Based on my understanding, it looks like this code is adding face PCIe devices (in SW) to PCIe sub-system. I’m not clear on what is this got to do with ARI though. Are we doing it so that the endpoint gets a specific B:D:F assigned by PCIe sub-system? If so, doing it this way would be very nasty.
Anyway, now that things are working fine with the removal of ARI fix, can this thread considered for closure?

kalpana.jeevraj · May 28, 2019, 7:11am

There are 2 functions called under this version check

#if ((LINUX_VERSION_CODE != KERNEL_VERSION(3, 10, 96)) &&
(LINUX_VERSION_CODE != KERNEL_VERSION(4, 4, 15)))

one was add_fake_pci_devices()
and another one function for Xgene to enable ARI. Even iam trying to understand why this fake device is enabled. I commented both.Now i have to make a long run to check the crash issue atleast for 36 hours. After that i will update you to close this.

kalpana.jeevraj · May 29, 2019, 9:26am

Yesterday it crashed in 3.45 hours.Still we need to debug why?

vidyas · May 29, 2019, 11:21am

I think so. Let us stick to the plan in #19 i.e. finding out what exactly is causing the PCIe errors to pop up in the log.

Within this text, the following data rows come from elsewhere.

template <int N, class R>
struct WSS {
    typedef R real;
    R* V;
    R* Vt;
    R* dV;
    R* CT;
// ... 753 lines not shown
#pragma unroll
                for (int T = 0; T < NT; ++T) {
                    const int cc = 16 * T + col;
                    const R j = ca.x * G[gen_i(pk, 0) * NCP + cc] + ca.y * G[gen_i(pk, 1) * NCP + cc] +
                                     cb.x * G[gen_i(pk, 2) * NCP + cc] + cb.y * G[gen_i(pk, 3) * NCP + cc];
                    gl[T] += j * y;
                    if constexpr (JC) jv[JC ? s : 0][T] = j;
                }
            }
#pragma unroll
            for (int T = 0; T < NT; ++T) gl[T] = gsum(gl[T]);
            STAMP(1);
            RELANE();
            R ru = R(0.0);
#pragma unroll
            for (int T = 0; T < NT; ++T)
                if (g4 == 0 && 16 * T + col < n) ru = fmax(ru, fabs(gl[T]));
            R rcm = R(0.0), nz = R(0.0), whi = -INFINITY, wlo = INFINITY;
#pragma unroll
            for (int q = 0; q < RPL; ++q) {
                const R dl = sr[q] - cl[q], du = cu[q] - sr[q];
                if (rtype[q] < R_NONE) rcm = fmax(rcm, fabs(cr[q] - sr[q]));
                nz += fabs(zl[q]) + fabs(zu[q]);
                if (HL(q)) {
                    whi = fmax(whi, dl * zl[q]);
                    wlo = fmin(wlo, dl * zl[q]);
                }
                if (HU(q)) {
                    whi = fmax(whi, du * zu[q]);
                    wlo = fmin(wlo, du * zu[q]);
                }
            }
            nz = wsum(nz);
            const R sd = uni(div100(fmax(R(100.0), rcp_div(nz, w.cst[K_MACT] + n))));
            const R sc = uni(div100(fmax(R(100.0), rcp_div(nz, fmax(R(1.0), w.cst[K_NBL])))));
            const R base_err = wmax(fmax(rcp_div(ru, sd), rcm));
            whi = wmax(whi);
            wlo = wmin(wlo);
            const bool anyw = whi >= wlo;
            const R comp0 = anyw ? fmax(fabs(whi), fabs(wlo)) : R(0.0);
            e0 = uni(fmax(base_err, rcp_div(comp0, sc)));
            if (rfl(P.goal_abort)) {
                bool at_goal = false;
#pragma unroll
                for (int q = 0; q < RPL; ++q) {
                    const R dxg = CK.gxg - rv[q][0], dyg = CK.gyg - rv[q][1];
                    at_goal |= rtype[q] == R_OBJ && dxg * dxg + dyg * dyg == R(0);
                }
                if (__ballot(at_goal) != 0ull) {
                    fail_it = it + FAIL_GOAL;
                    it_end = it;
                    break;
                }
            }
            if (e0 <= w.cst[K_TOL]) {
                status = 0;
                break;
            }
            if (it >= it_end) break;
            const R mu_min = w.cst[K_TOL] / R(11.0);
            const R mu_prev = mu;
            for (int t = 0; t < 8; ++t) {
                const R cm = anyw ? fmax(fabs(whi - mu), fabs(wlo - mu)) : R(0.0);
                if (fmax(base_err, rcp_div(cm, sc)) <= R(10.0) * mu && mu > mu_min)
                    mu = uni(fmax(mu_min, fmin(R(0.2) * mu, mu * sqrt(mu))));
                else
                    break;
            }
            if (mu != mu_prev) nf = 0;
            break;
        }
// ... 93 lines not shown
                }
            }
#pragma unroll
            for (int T = 0; T < NT; ++T) rhsc[T] = gsum(pw[T]);
#pragma unroll
            for (int i = 0; i < 4; ++i) {
                const int row = Mfma<R>::row(g4, i);
                w.K[row * KLD + col] = acc[0][0][i] + acc[1][0][i];
                if constexpr (NT == 2) {
                    const R k1 = acc[0][1][i] + acc[1][1][i];
                    w.K[row * KLD + 16 + col] = k1;
                    w.K[(16 + col) * KLD + row] = k1;
                    w.K[(16 + row) * KLD + 16 + col] = acc[0][2][i] + acc[1][2][i];
                }
            }
        }
        wave_sync();
        STAMP(4);
        RELANE();
        R xv;
        bool fact_ok = true;
        {
            R rhs_l = R(0.0);
#pragma unroll
            for (int T = 0; T < NT; ++T) rhs_l = (lane < n && (lane >> 4) == T) ? rhsc[T] : rhs_l;
            if constexpr (GJ && GJ_REGS) {
                R a[n + 1];
                auto fill = [&](R dw) {
#pragma unroll
                    for (int j = 0; j < n; ++j) a[j] = (lane < n ? w.K[lane * KLD + j] : R(0.0)) + (lane == j ? dw : R(0.0));
                    a[n] = rhs_l + R(0.0);
                };
                fill(R(0));
                if (!gj_regs<n>(a, lane)) {
                    R dw = dw_last == R(0.0) ? R(1e-4) : fmax(R(1e-20), dw_last / R(3.0));
                    for (;;) {
                        fill(dw);
                        if (gj_regs<n>(a, lane)) break;
                        dw *= dw_last == R(0.0) ? R(100.0) : R(8.0);
                        if (dw > R(sizeof(R) == 8 ? 1e40 : 1e30)) {
                            fact_ok = false;
                            break;
                        }
                    }
                    dw_last = uni(dw);
                }
                xv = lane < n ? a[n] : R(0.0);
            } else if constexpr (GJ) {
                if (lane < n) w.K[lane * KLD + n] = rhs_l;
                wave_sync();
                gj_fill<n, KLD, GJLD>(w.K, w.S, lane, R(0));
                wave_sync();
                if (!gj_lds<n, GJLD>(w.S, lane)) {
                    R dw = dw_last == R(0.0) ? R(1e-4) : fmax(R(1e-20), dw_last / R(3.0));
                    for (;;) {
                        gj_fill<n, KLD, GJLD>(w.K, w.S, lane, dw);
                        wave_sync();
                        if (gj_lds<n, GJLD>(w.S, lane)) break;
                        dw *= dw_last == R(0.0) ? R(100.0) : R(8.0);
                        if (dw > R(sizeof(R) == 8 ? 1e40 : 1e30)) {
                            fact_ok = false;
                            break;
                        }
                    }
                    dw_last = uni(dw);
                }
                xv = lane < n ? w.S[lane * GJLD + n] : R(0.0);
            } else {
                R a[n];
                R myidg = R(1.0);
#pragma unroll
// ... 11 lines not shown
                            fact_ok = false;
                            break;
                        }
                    }
                    dw_last = uni(dw);
                }
                R acc = R(0.0), yv = R(0.0);
#pragma unroll
                for (int k = 0; k < n; ++k) {
                    const R yk = bcast((rhs_l - acc) * myidg, k);
                    yv = lane == k ? yk : yv;
                    acc += lane > k ? a[k] * yk : R(0.0);
                }
                wave_sync();
                if (lane < n) {
#pragma unroll
                    for (int j = 0; j < n; ++j) w.K[lane * KLD + j] = j <= lane ? a[j] : R(0.0);
                }
                wave_sync();
                acc = R(0.0);
                xv = R(0.0);
#pragma unroll
                for (int i = n - 1; i >= 0; --i) {
                    const R xi = bcast((yv - acc) * myidg, i);
                    xv = lane == i ? xi : xv;
                    acc += lane < i ? w.K[i * KLD + (lane & 31)] * xi : R(0.0);
                }
            }
        }
        STAMP(5);
        RELANE();
        {
            R v = R(0.0);
#pragma unroll
            for (int j = 0; j < n; ++j)
                v += G[(lane < NG ? lane : 0) * NCP + j] * (GJ && !GJ_REGS ? w.S[j * GJLD + n] : bcast(xv, j));
            dvme = lane < NG && fact_ok ? v : R(0.0);
            if (lane < NG) w.dV[lane] = dvme;
        }
        wave_sync();
        if constexpr (GJ && !GJ_REGS) gj_zero<n, GJLD>(w.S, lane);
        if (!fact_ok && fail_it < 0) {
            fail_it = it;
            it_end = it + 1;
        }
        RELANE();
        R dS[RPL], dZl[RPL], dZu[RPL];
        R ap = R(1.0), az = R(1.0), theta = R(0.0), sl = R(0.0), jdv[RPL];
#pragma unroll
        for (int q = 0; q < RPL; ++q) {
            const int r = lane + WAVE * q;
#pragma unroll
            for (int i = 0; i < 4; ++i) rdv[q][i] = w.dV[gen_i(rg[q], i)];
            R jd = R(0.0);
            if (r < mo4) {
                struct { R x, y; } ca, cb;
                ld4(w.rcoef + 4 * r, ca.x, ca.y, cb.x, cb.y);
                jd = ca.x * rdv[q][0] + ca.y * rdv[q][1] + cb.x * rdv[q][2] + cb.y * rdv[q][3];
            }
            jdv[q] = jd;
            dS[q] = rtype[q] < R_NONE ? jd + rcv[q] : R(0.0);
            dZl[q] = HL(q) ? mu * idl[q] - zl[q] - zl[q] * idl[q] * dS[q] : R(0.0);
            dZu[q] = HU(q) ? mu * idu[q] - zu[q] + zu[q] * idu[q] * dS[q] : R(0.0);
            const R dl = sr[q] - cl[q], du = cu[q] - sr[q];
            const R ids = rcp_nr(dS[q]);
            if (HL(q) && dS[q] < 0) ap = fmin(ap, -tau * dl * ids);
            if (HU(q) && dS[q] > 0) ap = fmin(ap, tau * du * ids);
            if (HL(q) && dZl[q] < 0) az = fmin(az, -tau * zl[q] * rcp_nr(dZl[q]));
            if (HU(q) && dZu[q] < 0) az = fmin(az, -tau * zu[q] * rcp_nr(dZu[q]));
            theta += fabs(rcv[q]);
            sl += (HL(q) ? dS[q] * idl[q] : R(0.0)) - (HU(q) ? dS[q] * idu[q] : R(0.0));
        }
        ap = wmin(ap);
        az = wmin(az);
        theta = theta_ok ? theta_c : wsum(theta);
        const R gdv = obj_sum<N, RPL>(jdv, mr4);
        sl = wsum(sl);
        const R phi = uni(f_cur - mu * lsum_cur);
        const R gphi = uni(gdv - mu * sl);
        const R lsw = uni(gphi < 0 ? sth * llog(theta) - sph * llog(-gphi) : R(0.0));
        R amin;
        if (gphi < 0) {
            amin = fmin(gth, gph * theta / -gphi);
            if (theta <= w.cst[K_THMIN]) amin = fmin(amin, exp(lsw));
        } else {
            amin = gth;
        }
        amin *= gal;
        amin = uni(amin > R(0) ? amin : R(8.673617379884035e-19));
        STAMP(6);
        R a = ap;
        R la = uni(llog(ap));
        bool accepted = false, ftype = false;
        R ctr[RPL], ta0[RPL], ta1[RPL];
        R ft = R(0.0), lgt = R(0.0), tht_acc = R(0.0);
        bool redo = false;
        for (;;) {
            R am = a, lam = la;
            if (!(TM && redo))
                for (int t = 0; t < -1 - tm; ++t) {
                    am = uni(am * R(0.5));
                    lam = uni(lam - R(M_LN2));
                }
            const bool valid = am >= amin;
            bool acc_m = false, fty_m = false;
            if (valid) {
                WSTAMP_TRIAL;
                RELANE();
                R tht = R(0.0);
                ft = R(0.0);
                lgt = R(0.0);
                bool bad = false;
#pragma unroll
                for (int q = 0; q < RPL; ++q) {
                    R vt[4];
#pragma unroll
                    for (int i = 0; i < 4; ++i) vt[i] = fma(am, rdv[q][i], rv[q][i]);
                    R o[6];
#pragma unroll
                    for (int i = 0; i < 6; ++i) o[i] = w.obs6[6 * roi[q] + i];
                    row_trans(rtype[q], vt, w.cst[K_GXG], w.cst[K_GYG], ta0[q], ta1[q]);
                    ctr[q] = row_value(rtype[q], rk[q], vt, ta0[q], ta1[q], o, CK);
                    const R st = sr[q] + am * dS[q];
                    if (rtype[q] < R_NONE) tht += fabs(ctr[q] - st);

                    const R d1 = st - cl[q], d2 = cu[q] - st;
                    if (HL(q) && !(d1 > 0)) bad = true;
                    if (HU(q) && !(d2 > 0)) bad = true;
                    lgt += llog(HL(q) ? (HU(q) ? d1 * d2 : d1) : (HU(q) ? d2 : R(1.0)));
                }
                tht = wsum(tht);
                ft = obj_sum<N, RPL>(ctr, mr4);
                lgt = wsum(lgt);
                const bool anybad = __ballot(bad) != 0ull;
                const R pht = anybad ? INFINITY : ft - mu * lgt;
                bool ok = isfinite(pht) && tht < w.cst[K_THMAX];
                if (ok) {
                    const bool b0 = lane < nf && !(tht < fth0 || pht < fph0);
                    const bool b1 = lane + WAVE < nf && !(tht < fth1 || pht < fph1);
                    ok = __ballot(b0 || b1) == 0ull;
                }
                if (ok) {
                    const bool switching = gphi < 0 && lam > lsw;
                    if (switching && theta <= w.cst[K_THMIN]) {
                        if (pht <= phi + eta * am * gphi) {
                            acc_m = true;
                            fty_m = true;
                        }
                    } else if (tht <= (1 - gth) * theta || pht <= phi - gph * theta) {
                        acc_m = true;
                        fty_m = false;
                    }
                }
                tht_acc = tht;
            }
            if (TM && redo) {
                accepted = true;
                break;
            }
            if (!TM || tm >= 0) {
                if (!valid) break;
                if (acc_m) {
                    accepted = true;
                    ftype = fty_m;
                    break;
                }
// ... 2596 lines not shown
    using L = SweepL<NC, FEN>;
    auto kern = sweep_kernel<NC, FEN, CH, WPG>;
    const size_t smem = sizeof(double) * ((size_t)L::GL + (size_t)WPG * (CH / 2) * L::SLOTD);
    set_smem((const void*)kern, smem);
    const unsigned res = resident_blocks((const void*)kern, smem, WAVE * WPG);
    const long long per = (long long)CH * WPG;
    const unsigned need = (unsigned)((P.B + per - 1) / per);
    const unsigned grid = res > 0 && res < need ? res : (need > 0 ? need : 1u);
    hipLaunchKernelGGL(kern, dim3(grid), dim3(WAVE * WPG), smem, st, P);
}
template <int NC, bool FEN>
void launch_sweep_s(const KP& P, hipStream_t st)
{
    const char* se = getenv("ALIPMPC_SWEEP_SHAPE");
    const int shape = se ? atoi(se) : SWEEP_SHAPE_DEFAULT;
    if (shape == 641)
        launch_sweep_t<NC, FEN, 64, 1>(P, st);
    else
        launch_sweep_t<NC, FEN, 32, 2>(P, st);
}
hipError_t launch_sweep(int nc, bool fen, const KP& P, hipStream_t st)
{
#define SWCASE(K)                                              \
    case K:                                                    \
        fen ? launch_sweep_s<K, true>(P, st) : launch_sweep_s<K, false>(P, st); \
        break;
    switch (nc) {
        SWCASE(0) SWCASE(1) SWCASE(2) SWCASE(3) SWCASE(4) SWCASE(5) SWCASE(6)
    default:
        return hipErrorInvalidValue;
    }
#undef SWCASE
    return hipGetLastError();
}
#endif

}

kalpana.jeevraj · May 29, 2019, 1:49pm

The error we were seeing is not coming now after we removed that 2 functions. PFA kernel crash log
kernelcrash-28thmay.txt (93.5 KB)

vidyas · May 30, 2019, 10:14am

Thanks for the log.
It now looks like the error is not related to PCIe. Did you happen to observe this crash without running PCIe (data transfers over NT)? Also, If the source or destination of the data transfers is eMMC by any chance, can you please change it to something else? like connecting a SATA disk or a USB pen drive and using that data as source/destination?

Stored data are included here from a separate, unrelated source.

@@ -1387,6 +1416,21 @@
         bump_weights_epoch(ema_shadow)
     gp = (ctypes.c_void_p * n)(*[g.data_ptr() for g in grads])
     off = (ctypes.c_long * (n + 1))(*offsets)
+    recs = [take(g, "wn") for g in grads]
+    if any(r is not None for r in recs):
+        wn = (AdamWn * n)()
+        for i, r in enumerate(recs):
+            if r is None:
+                continue
+            if r["V_ptr"] != p_flat.data_ptr() + 4 * offsets[i]:
+                raise ValueError("deferred weight-norm backward: the gradient's variable is not this segment of the buffer")
+            wn[i].dot, wn[i].inv, wn[i].s, wn[i].Cout = r["dot"].data_ptr(), r["inv"].data_ptr(), r["s"].data_ptr(), r["Cout"]
+        _lib.check(_lib.lib().otgan_adam_step_gather_wn_coef_f32(p_flat.data_ptr(), ctypes.cast(gp, ctypes.c_void_p), wn,
+                                                                 ctypes.cast(off, ctypes.c_void_p), n, _lib.ptr(v),
+                                                                 mg.data_ptr(), float(lr), float(mom1), float(mom2), float(t),
+                                                                 _lib.ptr(coef), _lib.ptr(ema_shadow), float(ema_decay),
+                                                                 _lib.stream_ptr()), "adam_step_gather (weight norm inside)")
+        return
     _lib.check(_lib.lib().otgan_adam_step_gather_coef_f32(p_flat.data_ptr(), ctypes.cast(gp, ctypes.c_void_p),
                                                           ctypes.cast(off, ctypes.c_void_p), n, _lib.ptr(v), mg.data_ptr(),
                                                           float(lr), float(mom1), float(mom2), float(t), _lib.ptr(coef),
diff --git a/ot-gan_amd/trainer.py b/ot-gan_amd/trainer.py
--- a/ot-gan_amd/trainer.py
+++ b/ot-gan_amd/trainer.py
@@ -133,6 +133,7 @@
         self._d_weights_in_graph = False
         on = side_ok
         self.fork_real_pass = self.fork_wgrad = on
+        self.wn_deferred = True
         self._side_stream = torch.cuda.Stream(device=device) if on else None
         env = os.environ.get("OTGAN_STEP_GRAPH")
         asked = getattr(args, "step_graph", None)
@@ -244,10 +245,12 @@
                 return self.last
         from . import ops
         ops.SIDE_STREAM = self._side_stream if self.fork_wgrad else None
+        ops.WN_DEFERRED = self._defers_weightnorm(kind, apply_updates)
         try:
             dist, ent, grads = self._step_body(x_data, kind, noise, apply_updates)
         finally:
             ops.SIDE_STREAM = None
+            ops.WN_DEFERRED = False
         self._mark_step_end()
         self._d_weights_in_graph = False
         self.step_counter += 1
@@ -270,6 +273,12 @@
             if len(self._step_ends) > self._max_ahead:
                 self._free_events.append(self._step_ends.popleft())
 
+    def _defers_weightnorm(self, kind, apply_updates=True):
+        opt = self.disc_optimizer if kind == "disc" else self.gen_optimizer
+        observed = "_optimise" in self.__dict__
+        return bool(self.wn_deferred and apply_updates and not self.collectives and not observed and
+                    opt.takes_raw_weight_gradients())
+
     def _optimise(self, opt, grads, lr, critic):
         opt(grads, lr=lr)
         if not critic and not self.ema_fused:
@@ -277,6 +286,7 @@
 
     def _backward(self, outputs, params, grad_outputs):
         from . import ops
+        ops.WN_SEEN.clear()
         grads = torch.autograd.grad(outputs, params, grad_outputs)
         if self.fork_wgrad:
             ops.join_side_stream(grads)
@@ -512,6 +522,7 @@
         try:
             m.gen_optimizer.capturing = m.disc_optimizer.capturing = True
             ops.SIDE_STREAM = m._side_stream if m.fork_wgrad else None
+            ops.WN_DEFERRED = m._defers_weightnorm("disc" if kind == "disc" else "gen")
             with torch.cuda.graph(g, stream=self.stream):
                 try:
                     dist, ent, _ = m._step_body(self.x, "disc" if kind == "disc" else "gen")
@@ -521,6 +532,7 @@
                     raise
         finally:
             ops.SIDE_STREAM = None
+            ops.WN_DEFERRED = False
             m.gen_optimizer.capturing = m.disc_optimizer.capturing = False
             m.gen_optimizer.t, m.disc_optimizer.t = saved_t
             ops.reset_amax_pool()
diff --git a/ot-gan_amd/utils/nn.py b/ot-gan_amd/utils/nn.py
--- a/ot-gan_amd/utils/nn.py
+++ b/ot-gan_amd/utils/nn.py
@@ -375,6 +375,8 @@
         with torch.no_grad():
             if self.group is not None and self._step_gather(list(grads), lr):
                 pass
+            elif any(ops.take(g, "wn") is not None for g in grads):
+                raise RuntimeError("raw weight gradients (ops.WN_DEFERRED) need the gathered Adam step")
             elif self.group is not None:
                 self._step(self.group.flat, self.group.flatten_like(list(grads), self.params), self.state[0], lr)
             else:
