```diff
@@ -241,6 +244,9 @@
             if (!nodes) return;
             ++visits_;
             if (counting_) return;
+            const bool term = (flags & (BSVI_F_ENT | BSVI_F_LOGP | BSVI_F_WF)) != 0;
+            const bool ent_hook = !table_ready_ && (flags & (BSVI_F_ENT | BSVI_F_LOGP | BSVI_F_WF)) == BSVI_F_ENT && !resolve(I.s, e).lane;
+            if (term && !ent_hook) table_ready();
             line("{");
             line(fmt("  const float loc = %s;", affine(I.a, I.b, I.c, e).c_str()));
             std::string v = val(I.dst, e);
@@ -251,7 +257,15 @@
                 else { line(fmt("  %s = loc + %s * %s;", v.c_str(), eps.c_str(), val(I.s, e).c_str())); sum_defined_.insert(row); }
                 diag_outputs(row, v, eps);
             }
-            if (flags & (BSVI_F_ENT | BSVI_F_LOGP | BSVI_F_WF)) line(fmt("  const float lS = %s;", log_of(I.s, e).c_str()));
+            if (ent_hook) {
+                const std::string args = fmt("%s, %s, %uu", ftarget(), flit(I.imm1).c_str(), resolve(I.s, e).idx);
+                line("  SPEC_ENT_FWD(" + args + ");");
+                late_ent_.push_back(args);
+                swept_ = v;
+                line("}");
+                return;
+            }
+            if (term) line(fmt("  const float lS = %s;", log_of(I.s, e).c_str()));
             if (flags & BSVI_F_ENT) line(fmt("  %s += %s * (kHalfLog2PiE + lS);", ftarget(), flit(I.imm1).c_str()));
             if (flags & (BSVI_F_LOGP | BSVI_F_WF)) {
                 line(fmt("  const float lp = spec_naff_lp(%s, loc, %s, lS);", v.c_str(), rcp_of(I.s, e).c_str()));
@@ -279,6 +293,7 @@
             if (!nodes) return;
             ++visits_;
             if (counting_) return;
+            table_ready();
             line("{");
             line(fmt("  const float p0 = %s, p1 = %s;", val(I.a, e).c_str(), val(I.b, e).c_str()));
             const std::string v = val(I.dst, e);
@@ -306,12 +321,20 @@
         }
     }
 
+    void table_ready() {
+        if (table_ready_) return;
+        table_ready_ = true;
+        line("SPEC_TABLE_READY(" + swept_ + ");");
+        for (const std::string& args : late_ent_) line("SPEC_ENT_LATE(" + args + ");");
+    }
+
     const char* ftarget() const { return sink_mode_ == 2 ? "f_dead" : "T.f"; }
 
     std::string wg(uint32_t imm) const { return diag_ ? "(" + flit(imm) + " * T.gw)" : flit(imm); }
 
     void naff_sink(const Insn& I, uint32_t e) {
         ++visits_;
+        table_ready();
         const std::string loc = affine(I.a, I.b, I.c, e);
         if (sink_mode_ == 1) {
             line(fmt("T.f += %s * spec_naff_lp(%s, %s, %s, %s);", flit(I.imm0).c_str(), val(I.dst, e).c_str(), loc.c_str(),
@@ -481,6 +504,9 @@
 
     void walk() {
         visits_ = 0;
+        table_ready_ = false;
+        late_ent_.clear();
+        swept_ = "T.f";
         const std::vector<Item> recs = items();
         std::vector<std::pair<int, int>> key(recs.size(), std::make_pair(-1, -1));
         std::vector<int> def_of(d_.n_slots, -1);
@@ -537,6 +563,7 @@
             maybe_fence();
             if (visits_ > kMaxVisits) return;
         }
+        table_ready();
         if (diag_) line("const float fweight = A.q_weight ? A.q_weight[T.nc] : T.f * T.gw; (void)fweight;");
         else line("const float fweight = T.f; (void)fweight;");
         if (fence) {
@@ -649,6 +676,8 @@
     std::string previous;
     const char* const tail_env = getenv("BSVI_SPEC_TAIL");
     const bool tail = !(tail_env && tail_env[0] == '0');
+    const char* const staged_env = getenv("BSVI_SPEC_STAGED");
+    const bool staged = !(staged_env && staged_env[0] == '0');
     for (int gi = 0; gi < 2; ++gi) {
         const Geom& G = s->geom[gi];
         for (int v = 0; v < (gi == GEOM_ONE && want_previous ? 3 : 2); ++v) {
@@ -694,7 +723,7 @@
     }
     s->variant[4].src = "#define SPEC_WITH_DRAW_WAVE 1\n" + s->variant[0].src;
     s->variant[6].src = std::string("#define SPEC_WITH_DRAW_WAVE 1\n#define SPEC_WITH_DRAW_OWNERS 1\n#define SPEC_LEAN_CHAIN 1\n")
-                        + (tail ? "#define SPEC_LEAN_TAIL 1\n" : "") + s->variant[0].src;
+                        + (tail ? "#define SPEC_LEAN_TAIL 1\n" : "") + (staged ? "" : "#define SPEC_STAGED_OFF 1\n") + s->variant[0].src;
     if (want_previous) s->variant[7].src = "#define SPEC_WITH_DRAW_WAVE 1\n#define SPEC_WITH_DRAW_OWNERS 1\n" + previous;
     s->exchange_ok = true;
     s->variant[5].src = std::string("#define SPEC_WITH_EXCHANGE 1\n") + (s->draw_wave_ok ? "#define SPEC_WITH_DRAW_WAVE 1\n" : "") + s->variant[0].src;
```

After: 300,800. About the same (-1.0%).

Bibek · June 3, 2019, 5:46am

I suspect SW is somehow corrupting the kernel data structures.
Can you run the test with KASAN enabled?

kalpana_sethi · June 3, 2019, 5:57am

Hi BBasu,

In config file below if i enable the below2 flags will do or i have to enable anything along with it.

CONFIG_HAVE_ARCH_KASAN=y
CONFIG_KASAN=Y

Bibek · June 3, 2019, 6:40am

Just these two
CONFIG_KASAN=y
CONFIG_FRAME_WARN=0

vidyas · June 11, 2019, 6:46am

Do you have any update after using KASAN?